“Storms don’t come to teach us painful lessons, rather they were meant to wash us clean.” - Socrates

As the first step in its analysis, Sokrates cleans the code to simplify analyses and to improve their reliability. Cleaning includes removal of comments, empty lines, and long string constants.

Cleaning for Lines of Code Calculations

The central unit of measurement in Sokrates analyses is a line of code. When counting lines fo code, however, Sokrates removes comments and empty lines. Sokrates expresses the size of files and other objects, such as components and concerns in lines of code that do not include blank lines and comments.

For example, the following fragment of code has 35 lines of uncleaned code:

package junit.framework;

/**
 * A set of assert methods.  Messages are only displayed when an assert fails.
 */

public class Assert {
   /**
    * Protect constructor since it is a static only class
    */
   protected Assert() {
   }

   /**
    * Asserts that a condition is true. If it isn't it throws
    * an AssertionFailedError with the given message.
    */
   static public void assertTrue(String message, boolean condition) {
      if (!condition)
         fail(message);
   }
   /**
    * Asserts that a condition is true. If it isn't it throws
    * an AssertionFailedError.
    */
   static public void assertTrue(boolean condition) {
      assertTrue(null, condition);
   }
   /**
    * Asserts that a condition is false. If it isn't it throws
    * an AssertionFailedError with the given message.
    */
   static public void assertFalse(String message, boolean condition) {
      assertTrue(message, !condition);
   }

After cleaning the code to remove comment and empty lines, only 17 lines ode code are left, and these lines are counted for size calculations:

package junit.framework;
public class Assert {
    protected Assert() {
    }
    static public void assertTrue(String message, boolean condition) {
        if (!condition)
            fail(message);
    }
    static public void assertTrue(boolean condition) {
        assertTrue(null, condition);
    }
    static public void assertFalse(String message, boolean condition) {
        assertTrue(message, !condition);
    }
    static public void assertFalse(boolean condition) {
        assertFalse(null, condition);
    }

Cleaning for Duplication Calculations

Before duplication measurements, Sokrates cleanes the code to remove empty lines, comments, and frequently duplicated constructs such as import statements.

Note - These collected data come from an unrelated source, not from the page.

def lpg_meta_grad_train_step(rng, lpg_train_state: LPGTrainState, agent_states: AgentState, value_critic_states,
                             rollout_manager, num_mini_batches: int, gamma: float, gae_lambda: float,
                             lpg_hypers: LpgHyperparams, *, outer_product_quirk: bool = True,
                             global_agent_offset: int = 0, global_num_agents: Optional[int] = None,
                             eval_workers: int = 4, return_grad: bool = False, num_streams: Optional[int] = None,
                             _static: Optional[dict] = None):
    env = rollout_manager.env
    actor, critic = agent_states.actor_state, agent_states.critic_state
    N, W = agent_states.env_state.packed.shape
    L, K, D = rollout_manager.train_rollout_len, lpg_hypers.num_agent_updates, env.obs_dim
    dev = actor.params.device
    world, dist = _world()
    n_global = global_num_agents if global_num_agents is not None else N * world
    if dist is not None and global_num_agents is None:
        global_agent_offset = dist.get_rank() * N
    model = lpg_train_state.model
    cond = int(model.lifetime_conditioning)
    lpg = lpg_train_state.params
    P = lpg.numel()
    p, s = _lib.ptr, _lib.stream_ptr()

    rngs = prng.split_device(prng.to_device(rng, dev), n_global, global_agent_offset, N)[0]
    r_train, r_eval, r_evalagent = prng.chain_device(rngs, 3)

    if N % num_mini_batches != 0:
        raise ValueError(f"local agents ({N}) must be divisible by num_mini_batches ({num_mini_batches})")
    nb = N // num_mini_batches
    import to_ued_b200
    if num_streams is None:
        num_streams = to_ued_b200.NUM_STREAMS
    S = max(1, min(int(num_streams), num_mini_batches))
    wss = [_workspace(nb, W, L, D, K, P, dev, slot=i) for i in range(S)]
    main = torch.cuda.current_stream()
    streams = [main] if S == 1 else _side_streams(dev, S)
    tc = wss[0].tape.precision == "tc"
    gscale = 1.0 / n_global
    bK = [c / K for c in (lpg_hypers.policy_entropy_coeff, lpg_hypers.target_entropy_coeff,
                          lpg_hypers.policy_l2_coeff, lpg_hypers.target_l2_coeff)]
    if _static is not None:
        new_actor, new_critic, new_step, new_state, new_obs = _static["out"]
    else:
        new_actor = torch.empty_like(actor.params)
        new_critic = torch.empty_like(critic.params)
        new_step = torch.empty_like(actor.step)
        new_state = torch.empty_like(agent_states.env_state.packed)
        new_obs = torch.empty_like(agent_states.env_obs)
    msums = [torch.zeros(8, dtype=torch.float32, device=dev) for _ in range(S)]
    returns = torch.empty(N, dtype=torch.float32, device=dev)
    ready = torch.cuda.Event()
    ready.record(main)

    def _phase(label, chunk, stream):
        if to_ued_b200.PHASE_EVENTS is not None:
            e = torch.cuda.Event(enable_timing=True)
            e.record(stream)
            to_ued_b200.PHASE_EVENTS.append((label, chunk, e))
    _phase("start", -1, main)
    eval_done = [None] * S
    eval_stream = _side_streams(dev, S + 1)[S] if S > 1 else _eval_stream(dev)
    pool = _side_streams(dev, 5 * S + 1)
    ab_streams, em_streams = pool[S + 1:2 * S + 1], pool[2 * S + 1:3 * S + 1]
    ev_streams = [eval_stream] + pool[3 * S + 1:4 * S]
    wg_streams = pool[4 * S + 1:5 * S + 1]
    if not to_ued_b200.SIDE_STREAMS:
        ab_streams = em_streams = ev_streams = wg_streams = list(streams)
    evs = {}

    ctx, gens = {}, {}

    def forward_begin(mb):
        slot = mb % S
        ws, tape = wss[slot], wss[slot].tape
        with torch.cuda.stream(streams[slot]):
            if S > 1 and mb < S:
                streams[slot].wait_event(ready)
            if eval_done[slot] is not None:
                streams[slot].wait_event(eval_done[slot])
            sl = slice(mb * nb, (mb + 1) * nb)
            sub = AgentState(actor.replace(params=actor.params[sl], step=actor.step[sl]),
                             critic.replace(params=critic.params[sl], step=critic.step[sl]),
                             _sub_level(agent_states.level, sl), agent_states.env_obs[sl],
                             EnvState(agent_states.env_state.packed[sl], env.max_n_objs))
            levels = sub.level.packed
            gens[mb] = (train_lpg_agent_steps(r_train[sl], lpg_train_state, sub, rollout_manager, K,
                                              lpg_hypers.agent_target_coeff, tape=tape), sl, levels)
            next(gens[mb][0])

    def forward_step(mb):
        with torch.cuda.stream(streams[mb % S]):
            try:
                next(gens[mb][0])
            except StopIteration as fin:
                gens[mb] = (fin.value,) + gens[mb][1:]
            _phase("update", mb, streams[mb % S])

    def forward_end(mb):
        slot = mb % S
        ws, tape = wss[slot], wss[slot].tape
        res, sl, levels = gens.pop(mb)
        with torch.cuda.stream(streams[slot]):
            s = _lib.stream_ptr()
            if not isinstance(res, tuple):
                try:
                    while True:
                        next(res)
                except StopIteration as fin:
                    res = fin.value
            sub2, _, am = res
            state = sub2.env_state.packed
            _lib.call("toued_rollout", p(levels), p(r_eval[sl]), p(tape.actor[K]), None, p(state), p(tape.obs[K]),
                      p(tape.action[K]), p(tape.reward[K]), p(tape.done[K]), None, nb, W, L, D,
                      env.max_grid_size, env.max_n_objs, 0, s)
            _lib.call("toued_sort_tokens", p(tape.obs[K]), p(tape.sorted_tok[K]), nb, W, L, s)
            fwd_done = torch.cuda.Event()
            fwd_done.record(streams[slot])
            _phase("forward", mb, streams[slot])
            with torch.cuda.stream(ev_streams[slot]):
                ev_streams[slot].wait_event(fwd_done)
                returns[sl] = eval_agent(r_evalagent[sl], rollout_manager, levels, tape.actor[K], eval_workers)
                eval_done[slot] = torch.cuda.Event()
                eval_done[slot].record(ev_streams[slot])
            ctx[mb] = (sl, sub2, state, am, levels)

    def backward_begin(mb):
        slot = mb % S
        ws, tape = wss[slot], wss[slot].tape
        sl = ctx[mb][0]
        with torch.cuda.stream(streams[slot]):
            s = _lib.stream_ptr()
            if mb < S:
                if tc:
                    _lib.call("toued_pack_wh_backward", p(lpg), p(ws.whb_img), s)
                else:
                    _lib.call("toued_transpose_wh", p(lpg), p(ws.whT), s)
            vparams = value_critic_states.params[sl]
            _lib.call("toued_meta_loss", p(tape.obs[K]), p(tape.action[K]), p(tape.reward[K]), p(tape.done[K]),
                      p(tape.sorted_tok[K]), p(vparams), p(tape.actor[K]), p(ws.lam), p(ws.mu), p(ws.loss_scal),
                      nb, W, L, D, vparams.shape[-1], float(gamma), float(gae_lambda), float(gscale),
                      int(outer_product_quirk), s)
            evs[mb] = {"ml": torch.cuda.Event(), "ab": {}, "bwd": {}, "wg": {}, "em": {}}
            evs[mb]["ml"].record(streams[slot])

    def _agent_backward(ws, tape, k, buf, s):
        _lib.call("toued_agent_backward", p(tape.obs[k]), p(tape.action[k]), p(tape.sorted_tok[k]),
                  p(tape.pi_hat[k]), p(tape.y_hat[k]), p(tape.actor[k]), p(tape.critic[k]),
                  p(tape.actor[k + 1]), p(tape.critic[k + 1]), p(tape.scalars[k]), p(ws.lam), p(ws.mu),
                  p(ws.d_pi_hat2[buf]), p(ws.d_y_hat2[buf]), nb, W, L, D, float(actor.learning_rate),
                  float(critic.learning_rate), float(actor.max_grad_norm),
                  float(lpg_hypers.agent_target_coeff), *[float(b) for b in bK], float(gscale), p(ws.ab_scratch), s)

    def backward_step(mb, k):
        slot = mb % S
        ws, tape = wss[slot], wss[slot].tape
        first = (mb < S and k == K - 1)
        if not tc:
            with torch.cuda.stream(streams[slot]):
                s = _lib.stream_ptr()
                _agent_backward(ws, tape, k, 0, s)
                _lib.call("toued_gru_backward", p(tape.done[k]), p(lpg), p(ws.whT), p(tape.h[k]), p(tape.gates[k]),
                          p(tape.y_hat[k]), p(ws.d_pi_hat), p(ws.d_y_hat), p(ws.dl), p(ws.dx), nb, W, L, cond, s)
                _lib.call("toued_lpg_wgrad", p(tape.obs[k]), p(tape.done[k]), p(tape.critic[k]), p(lpg), p(tape.x[k]),
                          p(tape.h[k]), p(tape.gates[k]), p(ws.d_pi_hat), p(ws.dl), p(ws.dx), p(ws.partials),
                          nb, W, L, D, cond, 0 if first else 1, s)
            return
        ev, buf = evs[mb], k & 1
        for d in ("ab", "bwd", "wg", "em"):
            ev[d][k] = torch.cuda.Event()
        with torch.cuda.stream(ab_streams[slot]):
            st = ab_streams[slot]
            if k == K - 1:
                st.wait_event(ev["ml"])
            if k + 2 <= K - 1:
                st.wait_event(ev["wg"][k + 2])
            _agent_backward(ws, tape, k, buf, _lib.stream_ptr())
            _lib.call("toued_cotangent_max", p(ws.d_pi_hat2[buf]), p(ws.d_y_hat2[buf]), nb, W, L, p(ws.cotmax[k]),
                      _lib.stream_ptr())
            ev["ab"][k].record(st)
        with torch.cuda.stream(streams[slot]):
            st = streams[slot]
            s = _lib.stream_ptr()
            st.wait_event(ev["ab"][k])
            if k + 2 <= K - 1:
                st.wait_event(ev["em"][k + 2])
                st.wait_event(ev["wg"][k + 2])
            _lib.call("toued_gru_backward_tc", p(tape.done[k]), p(lpg), p(ws.whb_img), p(tape.h16[k]),
                      p(tape.fac[k]), p(tape.y_hat[k]), p(ws.d_pi_hat2[buf]), p(ws.d_y_hat2[buf]), p(ws.dgimg2[buf]), p(ws.dl2[buf]),
                      p(ws.dx2[buf]), p(ws.cotmax[k]), nb, W, L, cond, s)
            ev["bwd"][k].record(st)
            _phase(f"bwd{k}", mb, st)
        with torch.cuda.stream(wg_streams[slot]):
            st = wg_streams[slot]
            st.wait_event(ev["bwd"][k])
            _lib.call("toued_lpg_wgrad_tc", p(tape.hpimg[k]), p(ws.dgimg2[buf]), p(tape.ximg[k]), p(tape.h16[k]),
                      p(ws.d_pi_hat2[buf]), p(ws.dl2[buf]), p(ws.partials), p(ws.partials[ws.off_small:]),
                      p(ws.cotmax[k]), nb, W, L, 0 if first else 1, _lib.stream_ptr())
            ev["wg"][k].record(st)
            _phase(f"wgrad{k}", mb, st)
        with torch.cuda.stream(em_streams[slot]):
            st = em_streams[slot]
            st.wait_event(ev["bwd"][k])
            _lib.call("toued_lpg_wgrad_embed", p(tape.obs[k]), p(tape.done[k]), p(tape.critic[k]), p(lpg),
                      p(ws.dx2[buf]), p(ws.partials), p(ws.cotmax[k]), nb, W, L, D, cond, 0 if first else 1,
                      _lib.stream_ptr())
            ev["em"][k].record(st)

    def backward_end(mb):
        slot = mb % S
        ws, tape, msum = wss[slot], wss[slot].tape, msums[slot]
        sl, sub2, state, am, levels = ctx.pop(mb)
        with torch.cuda.stream(streams[slot]):
            ev = evs.pop(mb)
            if ev["em"]:
                streams[slot].wait_event(ev["em"][0])
                streams[slot].wait_event(ev["wg"][0])
            lpg_loss, value_loss = ws.loss_scal[:, 0], ws.loss_scal[:, 1]
            reg = (lpg_loss - lpg_hypers.policy_entropy_coeff * am.policy_entropy + lpg_hypers.policy_l2_coeff * am.policy_l2
                   - lpg_hypers.target_entropy_coeff * am.critic_entropy + lpg_hypers.target_l2_coeff * am.critic_l2)
            msum[:7] += torch.stack([lpg_loss.sum(), reg.sum(), value_loss.sum(), am.policy_l2.sum(),
                                     am.policy_entropy.sum(), am.critic_loss.sum(), am.critic_l2.sum()])
            msum[7] += am.critic_entropy.sum()
            new_actor[sl] = sub2.actor_state.params
            new_critic[sl] = sub2.critic_state.params
            new_step[sl] = sub2.actor_state.step
            new_state[sl] = state
            new_obs[sl] = tape.obs[K][:, -1]
            _phase("reverse_end", mb, streams[slot])

    for g0 in range(0, num_mini_batches, S):
        group = range(g0, min(num_mini_batches, g0 + S))
        for mb in group:
            forward_begin(mb)
            forward_step(mb)
        for k in range(1, K):
            for mb in group:
                forward_step(mb)
        for mb in group:
            forward_end(mb)
        for mb in group:
            backward_begin(mb)
        for k in reversed(range(K)):
            for mb in group:
                backward_step(mb, k)
        for mb in group:
            backward_end(mb)
    for st in ([] if S == 1 else list(streams)) + ev_streams:
        ev = torch.cuda.Event()
        ev.record(st)
        main.wait_event(ev)
    s = _lib.stream_ptr()
    msum = msums[0] if S == 1 else torch.stack(msums).sum(0)

    grad = torch.empty(P, dtype=torch.float32, device=dev)
    L_ = _lib.lib()
    n_wh, n_sm = (L_.toued_wgrad_tc_splits(), L_.toued_wgrad_tc_small_splits()) if tc else \
        (L_.toued_lpg_wgrad_splits(0), L_.toued_lpg_wgrad_splits(1))
    _lib.call("toued_reduce_partials", p(wss[0].partials), p(grad), cond, n_wh, n_sm, s)
    for ws in wss[1:min(S, num_mini_batches)]:
        g2 = torch.empty_like(grad)
        _lib.call("toued_reduce_partials", p(ws.partials), p(g2), cond, n_wh, n_sm, s)
        grad += g2
    red = torch.cat([grad, msum, returns.sum().view(1)])
    if dist is not None:
        dist.all_reduce(red)
    grad, mvec = red[:P], red[P:] / n_global
    if _static is not None:
        ost = lpg_train_state.opt_state
        lpg_train_state.tx.update_dev_(lpg, grad, ost["mu"], ost["nu"], _static["count_dev"])
        new_lpg = lpg_train_state
    else:
        new_params = lpg.clone()
        opt_state = lpg_train_state.tx.update_(new_params, grad, {**lpg_train_state.opt_state,
                                                                  "mu": lpg_train_state.opt_state["mu"].clone(),
                                                                  "nu": lpg_train_state.opt_state["nu"].clone()})
        new_lpg = lpg_train_state.replace(params=new_params, opt_state=opt_state, step=lpg_train_state.step + 1)
    agent_out = agent_states.replace(
        actor_state=actor.replace(params=new_actor, step=new_step),
        critic_state=critic.replace(params=new_critic, step=new_step if _static is not None else new_step.clone()),
        env_obs=new_obs, env_state=EnvState(new_state, env.max_n_objs),
        host_step=_advance_host_step(agent_states.host_step, agent_states.level.lifetime, K))
    if _static is not None:
        value_critic_states.step.add_(K + 1)
        value_out = value_critic_states
    else:
        value_out = value_critic_states.replace(step=value_critic_states.step + (K + 1))
    metrics = {
        "lpg_loss": mvec[0], "reg_lpg_loss": mvec[1], "value_loss": mvec[2],
        "lpg_agent": {"policy_l2": mvec[3], "policy_entropy": mvec[4], "critic_loss": mvec[5],
                      "critic_l2": mvec[6], "critic_entropy": mvec[7]},
        "lpg_agent_return": mvec[8],
    }
    if return_grad:
        metrics["_grad"] = grad
    if _static is not None:
        metrics["_mvec"] = mvec
    _phase("end", -1, main)
    return new_lpg, agent_out, value_out, metrics
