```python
OPTIONAL_SYMBOLS = frozenset(["stylex_modconv_bwd_prep_nat"])
_MISSING_OPTIONAL = set()


def has_symbol(name):
    load_library()
    return name not in _MISSING_OPTIONAL


def load_library(path=None):
    global _lib
    if _lib is not None:
        return _lib
    path = path or os.environ.get("STYLEX_HIP_LIB", LIB_PATH)
    if not os.path.isfile(path):
        raise StylexHipError("libstylex_hip.so not found at %s — run `python __graft_entry__.py build` "
                             "(there is no CPU fallback for the product path)" % path)
    lib = ctypes.CDLL(path)
    _MISSING_OPTIONAL.clear()
    for name, (res, args) in SIGNATURES.items():
        if name in OPTIONAL_SYMBOLS and path != LIB_PATH and not hasattr(lib, name):
            _MISSING_OPTIONAL.add(name)
            continue
        fn = getattr(lib, name)
        fn.restype = res
        fn.argtypes = args
    if os.environ.get("STYLEX_SYNC_TRACE", "0") == "1":
        lib = _SyncTraced(lib)
    _lib = lib
    return lib


class _SyncTraced:

# ... 430 lines not shown
        ws = _empty(max(nbytes // 4, 1), dtype=torch.float32, device=x2.device)
        dw = accumulate_into if accumulate_into is not None else _empty((n, c, 3, 3), dtype=torch.float32, device=x2.device)
        assert tuple(dw.shape) == (n, c, 3, 3) and (isinstance(dw, RawGrad) or (dw.dtype == torch.float32 and dw.is_contiguous()))
        _check(lib.stylex_conv2d_bwd_weight_s2d(_ptr(x2), _ptr(dy), _ptr(dw), _ptr(ws), nbytes, shp, c, float(out_scale),
                                                int(accumulate_into is not None), precision, _stream()),
               "stylex_conv2d_bwd_weight_s2d")
        return None if isinstance(dw, RawGrad) else dw
    dw = fold_weight_grad_s2d(conv2d_bwd_weight(x2, dy, ws2, 1, 1, precision, s2d_c=c), (n, c, 3, 3))
    if out_scale != 1.0:
        dw.mul_(out_scale)
    if isinstance(accumulate_into, RawGrad):
        return dw
    if accumulate_into is not None:
        return accumulate_into.add_(dw)
    return dw


def fold_weight_grad_s2d(dw2, w_shape):
    lib = _ensure_device(dw2)
    n, c = w_shape[0], w_shape[1]
    dw = _empty(tuple(w_shape), dtype=torch.float32, device=dw2.device)
    _check(lib.stylex_fold_weight_grad_s2d(_ptr(dw2.contiguous()), _ptr(dw), _shape(n, c, 3, 3), _stream()),
           "stylex_fold_weight_grad_s2d")
    return dw


def _split_workspace(lib, shp, which, precision, like):
    nbytes = lib.stylex_conv2d_workspace_bytes(shp, which, precision)
    if nbytes <= 0:
        return None, 0
    return _empty(nbytes // 4, dtype=torch.float32, device=like.device), nbytes


_MASK_OK = {}


def conv_mask_supported(sh, which, flags, precision):
    key = (tuple(sh), which, flags, precision)
    hit = _MASK_OK.get(key)
    if hit is None:
        hit = _MASK_OK[key] = bool(load_library().stylex_conv_mask_supported(_shape(*sh), which, flags, precision))
    return hit


_S2D_RES_OK = {}


def s2d_res_supported(xb_shape, n, s2d_c, res_c):
    key = (tuple(xb_shape), n, s2d_c, res_c)
    hit = _S2D_RES_OK.get(key)
    if hit is None:
        sh = conv_shape(xb_shape, (n, xb_shape[1], 3, 3), 1, 1)
        hit = _S2D_RES_OK[key] = bool(load_library().stylex_conv2d_s2d_res_supported(_shape(*sh), s2d_c, res_c))
    return hit


def conv2d_s2d_res_fwd(xb, wf2, xs, w_res_mat, bias, n, s2d_c, scale):
    lib = _ensure_device(xb)
    assert is_cl(xb) and is_cl(xs) and xb.dtype == torch.bfloat16 and xs.dtype == torch.bfloat16
    assert xs.shape[0] == xb.shape[0] and xs.shape[2:] == xb.shape[2:] and w_res_mat.shape == (n, xs.shape[1])
    sh = conv_shape(xb.shape, (n, xb.shape[1], 3, 3), 1, 1)
    y = empty_cl((sh[0], n, sh[9], sh[10]), xb, torch.bfloat16)
    bias = _f32(bias)
    _check(lib.stylex_conv2d_s2d_res_fwd(_ptr(xb), _ptr(wf2), _ptr(xs), _ptr(w_res_mat), _ptr(bias), _ptr(y), _shape(*sh),
                                         int(s2d_c), int(xs.shape[1]), float(scale), _stream()), "stylex_conv2d_s2d_res_fwd")
    return y
# ... 1214 lines not shown
```

include/stylex_hip.h:

```cpp
#ifndef STYLEX_HIP_H
#define STYLEX_HIP_H

#include <stdint.h>

#ifdef __cplusplus
extern "C" {
#endif

#define STYLEX_F32 0
#define STYLEX_BF16 1
#define STYLEX_BF16_ACT 2

#define STYLEX_EINVAL (-1)
#define STYLEX_EWORKSPACE (-2)

#define STYLEX_CONV_NSHAPE 11

#define STYLEX_EPI_BIAS 1
#define STYLEX_EPI_LRELU 2
#define STYLEX_EPI_OSCALE 4
#define STYLEX_EPI_NOISE 8
#define STYLEX_EPI_RESIDUAL 16
#define STYLEX_EPI_RELU 32
#define STYLEX_EPI_NOISE_NAT 128
#define STYLEX_EPI_MASK_OUT 256
#define STYLEX_EPI_GATE_MASK 512
#define STYLEX_EPI_GATE 64

int stylex_init(int device);
const char* stylex_version(void);

int stylex_pack_weight(const float* w_oihw, void* w_fwd, void* w_bwd, const int64_t* shape, int precision,
                       void* stream);

typedef struct {
    const float* in_scale;
    const float* bias;
    const float* out_scale;
    const float* noise;
    int64_t noise_stride;
    const float* noise_w;
    const float* noise_b;
    const void* residual;
    float res_scale;
    int32_t s2d_c;
    void* mask;
} stylex_conv_epilogue;

int stylex_conv_mask_supported(const int64_t* shape, int which, int flags, int precision);

int64_t stylex_conv2d_workspace_bytes(const int64_t* shape, int which, int precision);

int stylex_conv2d_fwd(const void* x, const void* w_fwd, void* y, const int64_t* shape, int flags,
                      const stylex_conv_epilogue* epi, int precision, void* workspace, int64_t workspace_bytes,
                      void* stream);
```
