template <bool GEN>
__device__ __forceinline__ uint4 win_chunk(const uint8_t* row, int k) {
    const uint8_t* a = row + 16 * k;
    if constexpr (!GEN) {
        return *reinterpret_cast<const uint4*>(a);
    } else {
        const uint32_t b = (uint32_t)(reinterpret_cast<uintptr_t>(a) & 3u);
        const uint32_t* al = reinterpret_cast<const uint32_t*>(a - b);
        const uint32_t x0 = al[0], x1 = al[1], x2 = al[2], x3 = al[3], x4 = al[4];
        return make_uint4(__builtin_amdgcn_alignbyte(x1, x0, b), __builtin_amdgcn_alignbyte(x2, x1, b),
                          __builtin_amdgcn_alignbyte(x3, x2, b), __builtin_amdgcn_alignbyte(x4, x3, b));
    }
}

template <bool GEN>
__device__ __forceinline__ int win_last(const SwParams& p, int n) {
    if constexpr (GEN) return max(n, 1) - 1;
    else return (int)p.win_stride - 1;
}

__device__ __forceinline__ int wave_max_i32(int v) {
#pragma unroll
    for (int off = 32; off > 0; off >>= 1) v = max(v, __shfl_xor(v, off, 64));
    return v;
}

__device__ __forceinline__ int wave_max_nonneg(int v) {
    v = max(v, __builtin_amdgcn_update_dpp(0, v, 0x111, 0xF, 0xF, true));
    v = max(v, __builtin_amdgcn_update_dpp(0, v, 0x112, 0xF, 0xF, true));
    v = max(v, __builtin_amdgcn_update_dpp(0, v, 0x114, 0xF, 0xF, true));
    v = max(v, __builtin_amdgcn_update_dpp(0, v, 0x118, 0xF, 0xF, true));
    v = max(v, __builtin_amdgcn_update_dpp(0, v, 0x142, 0xA, 0xF, false));
    v = max(v, __builtin_amdgcn_update_dpp(0, v, 0x143, 0xC, 0xF, false));
    return __builtin_amdgcn_readlane(v, 63);
}

__device__ __forceinline__ uint32_t wcode(uint32_t byte, bool valid, uint32_t shift) {
    return valid ? (byte << shift) : kWinSentinel;
}

template <bool SPLIT, bool GEN>
__device__ __forceinline__ void stage_window(const SwParams& p, const PairMeta& q, uint32_t* stream,
                                             int steps, int lg, int G, bool active) {
    if (!active) return;
    const uint8_t* wa = win_row<GEN>(p, q.pa, q.sa);
    const uint8_t* wb = win_row<GEN>(p, q.pb, q.sb);
    const uint32_t sh = p.code_shift;
    const int last = win_last<GEN>(p, q.na), last_b = win_last<GEN>(p, q.nb);
    for (int k = lg; k < kLead; k += G) stream[k] = kWinSentinel2;
    const int nch = (steps + 15) >> 4;
    if (p.win_vec) {
        const int loadable = (int)(p.win_stride >> 4);
        const int top_a = GEN ? max((q.na + 15) / 16 - 1, 0) : 0, top_b = GEN ? max((q.nb + 15) / 16 - 1, 0) : 0;
        for (int k0 = 0; k0 < nch; k0 += 2 * G) {
            uint4 va[2], vb[2];
            uint32_t prev[2];
#pragma unroll
            for (int u = 0; u < 2; ++u) {
                const int k = k0 + u * G + lg;
                if constexpr (GEN) {
                    va[u] = win_chunk<true>(wa, min(k, top_a));
                    if constexpr (SPLIT) prev[u] = wa[min(max(16 * k - 1, 0), last)];
                    else vb[u] = win_chunk<true>(wb, min(k, top_b));
                } else {
                    const bool ld = k < nch && k < loadable && !MSW_PROBE_NO_WIN;
                    va[u] = ld ? *reinterpret_cast<const uint4*>(wa + 16 * k) : make_uint4(0, 0, 0, 0);
                    if constexpr (SPLIT) {
                        prev[u] = wa[min(max(16 * k - 1, 0), last)];
                    } else {
                        vb[u] = ld ? *reinterpret_cast<const uint4*>(wb + 16 * k) : make_uint4(0, 0, 0, 0);
                    }
                }
            }
#pragma unroll
            for (int u = 0; u < 2; ++u) {
                const int k = k0 + u * G + lg;
                if (k < nch) {
                    const uint32_t xa[4] = {va[u].x, va[u].y, va[u].z, va[u].w};
                    uint32_t xb[4] = {0u, 0u, 0u, 0u};
                    if constexpr (!SPLIT) { xb[0] = vb[u].x; xb[1] = vb[u].y; xb[2] = vb[u].z; xb[3] = vb[u].w; }
                    uint4* dst = reinterpret_cast<uint4*>(stream + kLead + 16 * k);
                    uint32_t carry = 0u;
                    if constexpr (SPLIT) carry = prev[u] & 0xFFu;
#pragma unroll
                    for (int d = 0; d < 4; ++d) {
                        uint32_t w4[4];
#pragma unroll
                        for (int e = 0; e < 4; ++e) {
                            const int c = 16 * k + 4 * d + e;
                            const uint32_t ba = (xa[d] >> (8 * e)) & 0xFFu;
                            if constexpr (SPLIT) {
                                w4[e] = wcode(ba, c < q.na, sh) | (wcode(carry, c >= 1 && c - 1 < q.na, sh) << 16);
                                carry = ba;
                            } else {
                                const uint32_t bb = (xb[d] >> (8 * e)) & 0xFFu;
                                w4[e] = wcode(ba, c < q.na, sh) | (wcode(bb, c < q.nb, sh) << 16);
                            }
                        }
                        dst[d] = make_uint4(w4[0], w4[1], w4[2], w4[3]);
                    }
                }
            }
        }
    } else {
        for (int c0 = 0; c0 < steps; c0 += 4 * G) {
            uint32_t ba[4], bb[4];
#pragma unroll
            for (int u = 0; u < 4; ++u) {
                const int c = c0 + u * G + lg;
                ba[u] = wa[min(c, last)];
                bb[u] = SPLIT ? wa[min(max(c - 1, 0), last)] : wb[min(c, GEN ? last_b : last)];
            }
#pragma unroll
            for (int u = 0; u < 4; ++u) {
                const int c = c0 + u * G + lg;
                const bool vb = SPLIT ? (c >= 1 && c - 1 < q.na) : (c < q.nb);
                if (c < steps) stream[kLead + c] = wcode(ba[u], c < q.na, sh) | (wcode(bb[u], vb, sh) << 16);
            }
        }
    }
}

Here is an example of code cleaning for duplication calculations:

Before the cleaning, the code has 25 lines:

/*
 * Copyright (c) 2019 Željko Obrenović. All rights reserved.
 */

package nl.obren.sokrates.sourcecode.operations.impl;

import nl.obren.sokrates.sourcecode.operations.StringOperation;

import java.util.List;

public class LowerCaseOperation extends StringOperation {
    public LowerCaseOperation() {
        super("lowercase");
    }

    public LowerCaseOperation(List<String> params) {
        this();
        this.setParams(params);
    }

    @Override
    public String exec(String input) {
        return input.toLowerCase();
    }
}

After removal of empty lines and comments, 16 lines are left:

package nl.obren.sokrates.sourcecode.operations.impl;
import nl.obren.sokrates.sourcecode.operations.StringOperation;
import java.util.List;
public class LowerCaseOperation extends StringOperation {
    public LowerCaseOperation() {
        super("lowercase");
    }
    public LowerCaseOperation(List<String> params) {
        this();
        this.setParams(params);
    }
    @Override
    public String exec(String input) {
        return input.toLowerCase();
    }
}

Lastly, Sokrates removes statements that are frequenlty automatically inserted and highly duplicated, such as import statements. Sokrates also removes leading and trailing or repeated whitespaces in each line, to be able to identify pieces of code that only differ by their whitespace distribution. This process leads to the following 9 lines that are used to detect duplication:

public class LowerCaseOperation extends StringOperation {
public LowerCaseOperation() {
super("lowercase");
public LowerCaseOperation(List<String> params) {
this();
this.setParams(params);
@Override
public String exec(String input) {
return input.toLowerCase();

Preview the Cleaning in Sokrates Explorer

Sokrates values transparency, so to better understand Sokrates cleaning process, you can use Sokrates Explorer file preview panel to see how the content of each file looks after cleaning:

Figure 1: You can use Sokrates Explorer file preview panel to see how the content of each file looks after cleaning.